Appeal from the District Court of the United States for the Southern District of New York.

Author: Chase

Before MANTON, L. HAND, and CHASE, Circuit Judges.

CHASE, Circuit Judge.

If it be conceded, as claimed, that the owner of the Andree was the owner pro hac vice of the No. 16, it by no means is enough to establish that the agent of the owner in charge of the Andree was likewise the agent of the owner in charge of the Moran No. 16. The lighter was presumably in command of the bargee who was on her, and there is nothing in the record to the contrary. The captain of the Andree represented his owners, of course, within the limits of his authority, but there is no evidence tending to show that his authority so to represent extended beyond the Andree to include the No. 16 herself. Granting, then, that the fire department was summoned in part, at least, by the whistle of the Andree, taken to have been blown by authority of her captain, we are still without proof that it was summoned by any one with authority to act in behalf of the Moran No. 16.

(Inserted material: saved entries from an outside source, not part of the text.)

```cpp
#define DFLOW_VERSION 1
#define DFLOW_DESC 68
#define DFLOW_MAX_LABELS 160

#define DFLOW_FLAG_KNN_EXACT 1

#define DFLOW_FLAG_DESCR_F16 8
#define DFLOW_DESC_PITCH_F16 72

#define DFLOW_OK 0
#define DFLOW_EINVAL (-1)
#define DFLOW_ENOSPC (-2)
#define DFLOW_EHIP (-3)

#define DFLOW_DP_SENTINEL 800000.0
// ... 4 lines not shown
    int32_t maxnprop;
    int32_t knn;
    int32_t window;
    int32_t ngauss;
    int32_t tpsi;
    int32_t max_attempts;
    float tphi;
    float sigma;
    double lamda;
    uint64_t seed;
    int32_t label_pitch;
    int32_t flags;
} dflow_params;

int dflow_version(void);
const char *dflow_last_error(void);

void dflow_default_params(dflow_params *p, int32_t pich, int32_t picw, int32_t cellh, int32_t cellw);

size_t dflow_workspace_bytes(const dflow_params *p);

int dflow_daisy(const dflow_params *p, const uint8_t *d_bgr, void *d_descr,
                void *d_ws, size_t ws_bytes, void *stream);

int dflow_knn_proposals(const dflow_params *p, const void *d_descr1, const void *d_descr2,
                        uint32_t *d_proposals, float *d_lcosts, int32_t *d_nprop, int32_t *d_bestlabels,
                        void *d_ws, size_t ws_bytes, void *stream);

int dflow_knn_proposals_timed(const dflow_params *p, const void *d_descr1, const void *d_descr2,
                              uint32_t *d_proposals, float *d_lcosts, int32_t *d_nprop, int32_t *d_bestlabels,
                              void *d_ws, size_t ws_bytes, void *stream, float *h_ms, double *h_mfma_issued);

#define DFLOW_KNN_STATS_N 13
int dflow_knn_screen_stats(const dflow_params *p, void *d_ws, size_t ws_bytes, void *stream, int64_t *h_stats);

#define DFLOW_KNN_STATS_ALL_N 14
int dflow_knn_screen_stats_n(const dflow_params *p, void *d_ws, size_t ws_bytes, void *stream, int64_t *h_stats, int n_stats);

int dflow_neighbour_proposals(const dflow_params *p, const void *d_descr1, const void *d_descr2,
                              uint32_t *d_proposals, float *d_lcosts, int32_t *d_nprop,
                              const int32_t *d_bestlabels, void *d_ws, size_t ws_bytes, void *stream);

int dflow_bcd_prepare(const dflow_params *p, const uint32_t *d_proposals, const float *d_lcosts, const int32_t *d_nprop,
                      void *d_ws, size_t ws_bytes, void *stream);

int dflow_bcd_phase(const dflow_params *p, const uint32_t *d_proposals, const int32_t *d_nprop,
// ... 74 lines not shown
```

### lk-s-2022-estimacija-pokreta_amd/_lib.py

```python
import ctypes as C
import os
import subprocess
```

The burden resting on the libelant to prove the right to contribution in general average requires proof which preponderates in favor of the claim that the lighter called the fire department. Otherwise no water damage to her cargo resulting from action by the department can be said to have been caused by the voluntary act of one in command of the lighter. Ralli v. Troop, 157 U.S. 386, 15 S. Ct. 657, 39 L. Ed. 742. Moreover, the libelant may also be bound to prove that the fire department acted solely to save the property in the maritime adventure of which the lighter was a part and not to prevent damage to other property by spreading of the fire, although we do not think on the facts proved that our decision need touch that ground at all. It would come up for consideration only after the voluntary summoning of the department in behalf of the lighter had been shown, and, in the absence of proof of this vital preliminary fact, the claim for contribution must fail anyway. To obtain a general average contribution, there must have been a voluntary sacrifice of part of the maritime adventure in which the lighter was involved made by all of the owners or by some person or persons having authority to act for all of them in that regard. This voluntary sacrifice may have been made by means of the fire department or any other instrumentality, but it must have been the voluntary act of the owners or their representatives. Wamsutta Mills v. Old Colony S.B. Co., 137 Mass. 472, 50 Am. Rep. 325; Ralli v. Troop, supra.

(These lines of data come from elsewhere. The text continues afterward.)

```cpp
// ... 4 lines not shown
        for (int b = 0; b < MT; ++b) acc[a][b] = f32x4{0.f, 0.f, 0.f, 0.f};
    const int fr = lane & 15, fc = lane >> 4;
    const int swz = (fr >> 1) & 7;
    const int fx0 = ((fc ^ swz) << 4), fx1 = (((fc + 4) ^ swz) << 4);
    const int aw0 = BM * 128 + (wn * (16 * NTW) + fr) * 128, aa0 = (wm * (16 * MT) + fr) * 128;
    struct Frag { uint4 w[NTW], a[MT]; };
    auto load_frag = [&](Frag &f, int stage, int ks) __attribute__((always_inline)) {
        const unsigned char *sb = smem + stage * STAGE;
        const int fx = ks ? fx1 : fx0;
#pragma unroll
        for (int t = 0; t < NTW; ++t) f.w[t] = *reinterpret_cast<const uint4 *>(sb + aw0 + fx + t * 2048);
#pragma unroll
        for (int t = 0; t < MT; ++t) f.a[t] = *reinterpret_cast<const uint4 *>(sb + aa0 + fx + t * 2048);
    };
    constexpr int NMM = NTW * MT, NPC = AI + WI;
    auto block = [&](const Frag &f, Frag &fn, int st_next, int ks_next, bool load_next, const TileSrc &t, auto dma_tag, auto w3_tag) __attribute__((always_inline)) {
        constexpr bool DMA = decltype(dma_tag)::value, W3 = decltype(w3_tag)::value;
        static_for<0, NMM>([&](auto m_) __attribute__((always_inline)) {
            constexpr int m = decltype(m_)::value, nt = m / MT, mt = m % MT;
            acc[nt][mt] = T::mfma(f.w[nt], f.a[mt], acc[nt][mt]);
            if constexpr (m == 0) {
                __builtin_amdgcn_sched_barrier(0);
                if (load_next) load_frag(fn, st_next, ks_next);
                __builtin_amdgcn_sched_barrier(0);
            } else if constexpr (DMA && m >= 2) {
                static_for<0, NPC>([&](auto p_) __attribute__((always_inline)) {
                    constexpr int pp = decltype(p_)::value;
                    if constexpr (m == 2 + (pp * (NMM - 3)) / NPC) {
                        __builtin_amdgcn_sched_barrier(0);
                        if constexpr (pp < AI) issue_a(t, pp); else issue_w(t, pp - AI, (pp - AI) < WI - 1 || W3 || WG % 8 == 0);
                        __builtin_amdgcn_sched_barrier(0);
                    }
                });
            }
        });
    };

    const bool w3 = (wid + 8 * (WI - 1)) < WG;
    Frag f0, f1;
    const TileSrc tnone = {0, 0, 0, 0, 0, 0u, {0, 0}};
    auto run = [&](auto w3_tag) __attribute__((always_inline)) {
        constexpr bool W3 = decltype(w3_tag)::value;
        constexpr int GRPW = AI + ((W3 || WG % 8 == 0) ? WI : WI - 1);
        static_assert(2 * GRPW < 64, "vmcnt range");
        auto wait_tiles = [&](auto n_) __attribute__((always_inline)) {
            asm volatile("s_waitcnt vmcnt(%0)" ::"n"(decltype(n_)::value * GRPW) : "memory");
        };
        KCur cur = issue(0, 0, cur0);
        if (nk > 1) cur = issue(1, 1, cur);
        if (nk > 2) cur = issue(2, 2, cur);
// ... 14 lines not shown
            st = st1;
        }
        for (; kt < nk; ++kt) {
            const int st1 = st + 1 == NS ? 0 : st + 1;
            block(f0, f1, st, 1, true, tnone, std::false_type{}, w3_tag);
            const bool more = kt + 1 < nk;
            if (more) {
                if (kt + 2 < nk) wait_tiles(std::integral_constant<int, 1>{}); else wait_tiles(std::integral_constant<int, 0>{});
                asm volatile("s_waitcnt lgkmcnt(0)" ::: "memory");
                __builtin_amdgcn_s_barrier();
            }
            block(f1, f0, st1, 0, more, tnone, std::false_type{}, w3_tag);
            st = st1;
        }
    };
    if (w3) run(std::true_type{}); else run(std::false_type{});

    if constexpr (FUSE) {
        wave_epilogue<T, NTW, MT, 512>(g, acc, m_base, m_base + wm * (16 * MT), n_base + wn * (16 * NTW), lane, smem,
                                       (g.row_stats && g.splits == 1) ? srow : nullptr, slice);
        return;
    }
    const int64_t n_lane = n_base + wn * (16 * NTW) + fc * 4;
    if (g.splits > 1) {
#pragma unroll
        for (int mt = 0; mt < MT; ++mt) {
            const int64_t m = m_base + wm * (16 * MT) + mt * 16 + fr;
            if (m >= g.M) continue;
#pragma unroll
            for (int nt = 0; nt < NTW; ++nt) {
                const int64_t n = n_lane + nt * 16;
// ... 1064 lines not shown
    if (ntw == 5) with_mt(std::integral_constant<int, 5>{}); else with_mt(std::integral_constant<int, 4>{});
}

template <class T, int MODE, int NTW, bool FUSE>
void launch4(const GemmArgs &g, dim3 grid, hipStream_t s)
{
    constexpr size_t lds = 2 * (BM * 128 + 32 * NTW * 128);
    static gc::AttrOnce once;
    gc::ensure_dynamic_lds(once, (const void *)k_gemm<T, MODE, NTW, FUSE>, (int)lds);
    hipLaunchKernelGGL((k_gemm<T, MODE, NTW, FUSE>), grid, dim3(NT), lds, s, g);
}

template <class T, int MODE, int NTW, int MT, bool FUSE, bool CS = false, bool LEAN = false, int LNV = 0>
void launch8(const GemmArgs &g, dim3 grid, hipStream_t s)
{
    constexpr size_t lds = 3 * (64 * MT * 128 + 32 * NTW * 128) + ((FUSE || LNV >= 2) ? 64 * MT * 8 : 0) + (CS ? 32 * NTW * 16 : 0);
    static_assert(lds <= 160 * 1024, "LDS ring");
    static gc::AttrOnce once;
    gc::ensure_dynamic_lds(once, (const void *)k_gemm8<T, MODE, NTW, MT, FUSE, CS, LEAN, LNV>, (int)lds);
    hipLaunchKernelGGL((k_gemm8<T, MODE, NTW, MT, FUSE, CS, LEAN, LNV>), grid, dim3(512), lds, s, g);
}

inline bool ln_lean_producer_of(const GemmArgs &g, int mode, int splits)
{
    return g.out_row_stats && !g.row_stats && !g.out_group_stats && !g.chan_parts && splits == 1 && mode == 0 && g.K % 64 == 0 && !g.geglu &&
           g.act == 0 && !g.out_f32 && !g.out_t && g.out && g.N >= 4 && (!g.rowvec || g.rows_per_batch >= 256);
}
inline bool ln_lean_consumer_of(const GemmArgs &g, int mode, int splits)
{
    return g.row_stats && !g.out_row_stats && !g.out_group_stats && !g.chan_parts && splits == 1 && mode == 0 && g.K % 64 == 0 && g.N >= 4;
}
// ... 11 lines not shown
    if (lnv == 2 && g.persist > 0 && ntw == 4 && mt == 4) { launch8p<T, 4, 4, 2>(g, g.persist, s); return; }
    if (mt == 1 && ntw == 4) { dispatch8ln_m<T, 4, 1>(g, lnv, lean, grid, s); return; }
    with_wave_tile(ntw, mt, [&](auto ntw_, auto mt_) { dispatch8ln_m<T, decltype(ntw_)::value, decltype(mt_)::value>(g, lnv, lean, grid, s); });
}

inline bool lean_of(const GemmArgs &g, int mode)
{
    return !g.geglu && g.act == 0 && !g.out_f32 && !g.out_t && g.out && mode != 1 && (mode != 0 || g.K % 64 == 0) && g.N >= 4 &&
           (!g.rowvec || g.rows_per_batch >= 256);
}
template <class T, int NTW, int MT>
void dispatch8lean_m(const GemmArgs &g, int mode, dim3 grid, hipStream_t s)
{
    if (mode == 0) launch8<T, 3, NTW, MT, false, false, true>(g, grid, s);
    else if (g.ups) launch8<T, 4, NTW, MT, false, false, true>(g, grid, s);
    else launch8<T, 2, NTW, MT, false, false, true>(g, grid, s);
}
template <class T>
void dispatch8lean(const GemmArgs &g, int mode, int ntw, int mt, dim3 grid, hipStream_t s)
{
    if (mt == 1 && ntw == 4 && mode == 0) { launch8<T, 3, 4, 1, false, false, true>(g, grid, s); return; }
    with_wave_tile(ntw, mt, [&](auto ntw_, auto mt_) { dispatch8lean_m<T, decltype(ntw_)::value, decltype(mt_)::value>(g, mode, grid, s); });
}

template <class T, int NTW, int MT>
void dispatch8cs_m(const GemmArgs &g, int mode, dim3 grid, hipStream_t s)
{
    if (mode == 0) launch8<T, 3, NTW, MT, false, true>(g, grid, s);
    else if (mode == 1) launch8<T, 1, NTW, MT, false, true>(g, grid, s);
    else launch8<T, 2, NTW, MT, false, true>(g, grid, s);
}
template <class T>
void dispatch8cs(const GemmArgs &g, int mode, int ntw, int mt, dim3 grid, hipStream_t s)
{
    with_wave_tile(ntw, mt, [&](auto ntw_, auto mt_) { dispatch8cs_m<T, decltype(ntw_)::value, decltype(mt_)::value>(g, mode, grid, s); });
}

template <class T, int NTW, int MT, bool FUSE>
void dispatch8m(const GemmArgs &g, int mode, dim3 grid, hipStream_t s)
{
    if constexpr (FUSE) {
        if (mode == 0) launch8<T, 3, NTW, MT, true>(g, grid, s);
        else if (mode == 1) launch8<T, 1, NTW, MT, true>(g, grid, s);
        else launch8<T, 2, NTW, MT, true>(g, grid, s);
    } else {
        if (mode == 0) { if (g.K % 64 == 0) launch8<T, 3, NTW, MT, false>(g, grid, s); else launch8<T, 0, NTW, MT, false>(g, grid, s); }
        else if (mode == 1) launch8<T, 1, NTW, MT, false>(g, grid, s);
        else if (g.ups) launch8<T, 4, NTW, MT, false>(g, grid, s); else launch8<T, 2, NTW, MT, false>(g, grid, s);
    }
}
template <class T, bool FUSE>
void dispatch8(const GemmArgs &g, int mode, int ntw, int mt, dim3 grid, hipStream_t s)
{
    if constexpr (!FUSE) {
        if (mt == 1 && ntw == 4 && mode == 0 && g.K % 64 == 0) { launch8<T, 3, 4, 1, false>(g, grid, s); return; }
        if (g.persist > 0 && ntw == 4 && mt == 4 && mode == 0) { launch8p<T, 4, 4>(g, g.persist, s); return; }
    }
    with_wave_tile(ntw, mt, [&](auto ntw_, auto mt_) { dispatch8m<T, decltype(ntw_)::value, decltype(mt_)::value, FUSE>(g, mode, grid, s); });
}

template <class T, bool FUSE>
void dispatch4(const GemmArgs &g, int mode, int ntw, dim3 grid, hipStream_t s)
{
// ... 19 lines not shown
```

gaussctrl_amd/sd/ops.py:

```python
from __future__ import annotations

import ctypes as C
import dataclasses
import os
import sys
import types

import torch

from .. import _lib as L


class GemmDesc(C.Structure):
    _fields_ = [("dtype", C.c_int), ("mode", C.c_int), ("M", C.c_int64), ("N", C.c_int64), ("K", C.c_int64),
                ("A", C.c_void_p), ("lda", C.c_int64),
                ("B", C.c_int), ("Hi", C.c_int), ("Wi", C.c_int), ("Cin", C.c_int), ("Ho", C.c_int), ("Wo", C.c_int),
                ("stride", C.c_int), ("upsample", C.c_int), ("pad_lo", C.c_int),
                ("W", C.c_void_p), ("bias", C.c_void_p), ("rowvec", C.c_void_p), ("ld_rowvec", C.c_int64),
                ("rows_per_batch", C.c_int64), ("residual", C.c_void_p), ("ldr", C.c_int64), ("out_scale", C.c_float),
                ("act", C.c_int), ("geglu", C.c_int), ("out", C.c_void_p), ("ldc", C.c_int64), ("out_f32", C.c_int),
                ("out_t", C.c_void_p), ("ldt", C.c_int64), ("t_batch_stride", C.c_int64), ("t_col0", C.c_int64),
                ("workspace", C.c_void_p), ("workspace_bytes", C.c_size_t), ("zeros", C.c_void_p),
                ("ln_row_stats", C.c_void_p), ("ln_row_stat_slots", C.c_int), ("ln_colsum", C.c_void_p), ("ln_eps", C.c_float),
                ("out_row_stats", C.c_void_p), ("out_group_stats", C.c_void_p), ("gn_groups", C.c_int),
# ... 4 lines not shown

class AttnDesc(C.Structure):
    _fields_ = [("dtype", C.c_int), ("batch", C.c_int), ("heads", C.c_int), ("head_dim", C.c_int), ("Lq", C.c_int),
                ("Lk", C.c_int), ("frames_per_half", C.c_int), ("nsets", C.c_int), ("set_kind", C.c_int * 5),
                ("set_weight", C.c_float * 5), ("scale", C.c_float),
                ("Q", C.c_void_p), ("ldq", C.c_int64), ("q_batch_stride", C.c_int64),
                ("K", C.c_void_p), ("ldk", C.c_int64), ("k_batch_stride", C.c_int64),
                ("Vt", C.c_void_p), ("ldvt", C.c_int64), ("vt_batch_stride", C.c_int64),
                ("O", C.c_void_p), ("ldo", C.c_int64), ("o_batch_stride", C.c_int64),
                ("Kref", C.c_void_p), ("kref_batch_stride", C.c_int64), ("Vtref", C.c_void_p),
                ("vtref_batch_stride", C.c_int64), ("ref_frames_per_half", C.c_int), ("q_prescaled", C.c_int),
                ("kernel_variant", C.c_int), ("workspace", C.c_void_p), ("workspace_bytes", C.c_size_t)]


class GemmSelection(C.Structure):
    _fields_ = [(n, C.c_int) for n in ("kernel", "m_tiles", "splits", "ntw", "parts", "ln_kind", "persist")]


GEMM_KERNELS = {1: "k4", 2: "k8", 3: "k8_sliced", 4: "fp8"}
ATTN_KERNELS = {1: "attn5", 2: "attn4", 3: "attn3", 4: "wide+combine", 5: "attn+combine", 6: "attn"}

GC_GEMM_VAR_MT_MASK, GC_GEMM_VAR_MT_SHIFT = 0x7, 0
GC_GEMM_VAR_K4_ONLY, GC_GEMM_VAR_FORCE_K8, GC_GEMM_VAR_NO_CONV_SLICES, GC_GEMM_VAR_NO_SMALL_CONV_SLICES = 0x10, 0x20, 0x40, 0x80
GC_GEMM_VAR_NO_WG2, GC_GEMM_VAR_NO_PERSIST, GC_GEMM_VAR_FULL_EPILOGUE, GC_GEMM_VAR_NO_LEAN_LN, GC_GEMM_VAR_TAP_OUTER = 0x100, 0x200, 0x400, 0x800, 0x1000
GC_GEMM_VAR_PW_MASK, GC_GEMM_VAR_PW_SHIFT = 0xff0000, 16
GC_GEMM_VAR_SLICE_MT_MASK, GC_GEMM_VAR_SLICE_MT_SHIFT = 0x7000000, 24
GC_GEMM_VAR_EPI_ABL_MASK, GC_GEMM_VAR_EPI_ABL_SHIFT = 0x70000000, 28
GC_ATTN_VAR_ONLINE_ONLY, GC_ATTN_VAR_D40_K3, GC_ATTN_VAR_K4_8WAVE, GC_ATTN_VAR_K4_Q64, GC_ATTN_VAR_K4 = 1, 2, 4, 8, 16
GC_ATTN_VAR_RING4, GC_ATTN_VAR_RING8, GC_ATTN_VAR_D160_Q64 = 32, 64, 128
GC_ATTN_VAR_ABL_MASK, GC_ATTN_VAR_ABL_SHIFT = 0xff00, 8
GC_ATTN_VAR_CSHIFT_MASK, GC_ATTN_VAR_CSHIFT_SHIFT = 0x1f0000, 16


def gemm_selection(d):
    sel = GemmSelection()
    L.check(L.lib().gc_dn_gemm_selection(C.byref(d), C.byref(sel)), "gc_dn_gemm_selection")
    r = {n: getattr(sel, n) for n, _ in GemmSelection._fields_}
    r["kernel"] = GEMM_KERNELS[sel.kernel]
    return r


# ... 610 lines not shown
```

include/gaussctrl_hip.h:

```cpp
#ifndef GAUSSCTRL_HIP_H
#define GAUSSCTRL_HIP_H

#include <stddef.h>
#include <stdint.h>

#ifdef __cplusplus
extern "C" {
#endif

#define GC_OK 0
#define GC_EINVAL (-1)
#define GC_ELAUNCH (-2)
#define GC_ENOSPC (-3)

const char *gc_last_error_string(void);
int gc_abi_version(void);


int gc_project_gaussians_fwd(int64_t N, const float *means3d, const float *scales, float glob_scale,
                             const float *quats, const float *viewmat, const float *projmat,
                             float fx, float fy, float cx, float cy, int img_h, int img_w,
                             int tiles_x, int tiles_y, float clip_thresh,
                             float *cov3d, float *xys, float *depths, int32_t *radii, float *conics,
                             int32_t *num_tiles_hit, void *stream);
// ... 187 lines not shown


enum { GC_GEMM_VAR_MT_MASK = 0x7, GC_GEMM_VAR_MT_SHIFT = 0,
       GC_GEMM_VAR_K4_ONLY = 0x10,
       GC_GEMM_VAR_FORCE_K8 = 0x20,
       GC_GEMM_VAR_NO_CONV_SLICES = 0x40,
       GC_GEMM_VAR_NO_SMALL_CONV_SLICES = 0x80,
       GC_GEMM_VAR_NO_WG2 = 0x100,
       GC_GEMM_VAR_NO_PERSIST = 0x200,
       GC_GEMM_VAR_FULL_EPILOGUE = 0x400,
       GC_GEMM_VAR_NO_LEAN_LN = 0x800,
       GC_GEMM_VAR_TAP_OUTER = 0x1000,
       GC_GEMM_VAR_PW_MASK = 0xff0000, GC_GEMM_VAR_PW_SHIFT = 16,
       GC_GEMM_VAR_SLICE_MT_MASK = 0x7000000, GC_GEMM_VAR_SLICE_MT_SHIFT = 24,
       GC_GEMM_VAR_EPI_ABL_MASK = 0x70000000, GC_GEMM_VAR_EPI_ABL_SHIFT = 28 };
typedef struct gc_gemm_desc {
    int dtype;
    int mode;
    int64_t M, N, K;
    const void *A;
    int64_t lda;
    int B, Hi, Wi, Cin, Ho, Wo, stride, upsample;
    int pad_lo;
    const void *W;
    const float *bias;
    const float *rowvec;
    int64_t ld_rowvec;
    int64_t rows_per_batch;
    const void *residual;
    int64_t ldr;
// ... 30 lines not shown
size_t gc_dn_gemm_workspace_bytes(const gc_gemm_desc *desc);
int gc_dn_gemm_row_stat_slots(const gc_gemm_desc *desc);
int gc_dn_gemm_chan_parts_layout(const gc_gemm_desc *desc, int64_t *rows_per_slab, int *nslab, int *col_tile);
enum { GC_GEMM_SEL_K4 = 1,
       GC_GEMM_SEL_K8 = 2,
       GC_GEMM_SEL_K8_SLICED = 3,
       GC_GEMM_SEL_FP8 = 4 };
typedef struct gc_gemm_selection {
    int kernel;
    int m_tiles;
    int splits;
    int ntw;
    int parts;
    int ln_kind;
    int persist;
} gc_gemm_selection;
int gc_dn_gemm_selection(const gc_gemm_desc *desc, gc_gemm_selection *out);
int gc_dn_gemm(const gc_gemm_desc *desc, void *stream);

enum { GC_ATTN_VAR_ONLINE_ONLY = 1,
       GC_ATTN_VAR_D40_K3 = 2,
       GC_ATTN_VAR_K4_8WAVE = 4,
       GC_ATTN_VAR_K4_Q64 = 8,
       GC_ATTN_VAR_K4 = 16,
       GC_ATTN_VAR_RING4 = 32, GC_ATTN_VAR_RING8 = 64,
       GC_ATTN_VAR_D160_Q64 = 128,
       GC_ATTN_VAR_ABL_MASK = 0xff00, GC_ATTN_VAR_ABL_SHIFT = 8,
       GC_ATTN_VAR_CSHIFT_MASK = 0x1f0000, GC_ATTN_VAR_CSHIFT_SHIFT = 16 };
typedef struct gc_attn_desc {
    int dtype;
// ... 111 lines not shown
```

Measured before the change: 11.57.

## Share 3x3 conv A-tile rows across horizontal taps via shifted LDS reads

Adds a row-share conv mode for 3x3 stride-1 same-padded convolutions whose row tile is a multiple of the image width. Each A slab is loaded once per kernel row into LDS, and the three horizontal taps read it at shifted row offsets, with edge lanes zeroed. Only the weight tiles rotate through the three-stage ring. The aim is to cut A-operand global loads and LDS traffic by about three times for these convs. In exchange it adds a new kernel instantiation with a custom barrier and waitcnt schedule, and it is restricted to non-fused epilogues and to slicing where the tiles per split are a multiple of 3.

```diff
diff --git a/gaussctrl_amd/csrc/dn_gemm.hip b/gaussctrl_amd/csrc/dn_gemm.hip
--- a/gaussctrl_amd/csrc/dn_gemm.hip
+++ b/gaussctrl_amd/csrc/dn_gemm.hip
@@ -7,6 +7,7 @@
     int use8;
     int convsplit;
     bool no_wg2, no_persist, full_epilogue, no_lean_ln, tap_outer;
+    bool no_row_share;
     int forced_pw, slice_mt, epi_abl;
     int undefined;
 };
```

Cases like The Roanoke (D.C.) 46 F. 297, affirmed (C.C.A.) 59 F. 161, The Northern No. 30 (D.C.) 24 F.2d 975, and The Beatrice (D.C.) 36 F.2d 99, where contribution was decreed, all show that the municipal fire department was summoned by authorized representatives of the entire maritime adventures. The force of the argument that natural justice, on which the right of contribution in general average is founded, requires only that the sacrifice be made successfully for the benefit of all the owners breaks against binding authority that it must be shown to have been the voluntary act of all.

Decree reversed.

L. HAND, Circuit Judge (dissenting).

It is the only reasonable inference that the fire department came because of the continued blowing of the Andree's whistle; that was the purpose and the result followed immediately. It makes no more difference that some unknown person thrned in an alarm than if the call had been made upon an attendant in an engine-house who relayed it to the chief in charge. While we do not know who gave the order to blow, it is again fair to assume that it was offcer then in command of the ship. At sea the master is always at hand and it may be proper to hold that he alone is charged with the safety of the venture. He was not on board, and in port custom allows his absence, if some officer takes his place, who is, I think equally so charged. We should say that on him devolves the duty and the power.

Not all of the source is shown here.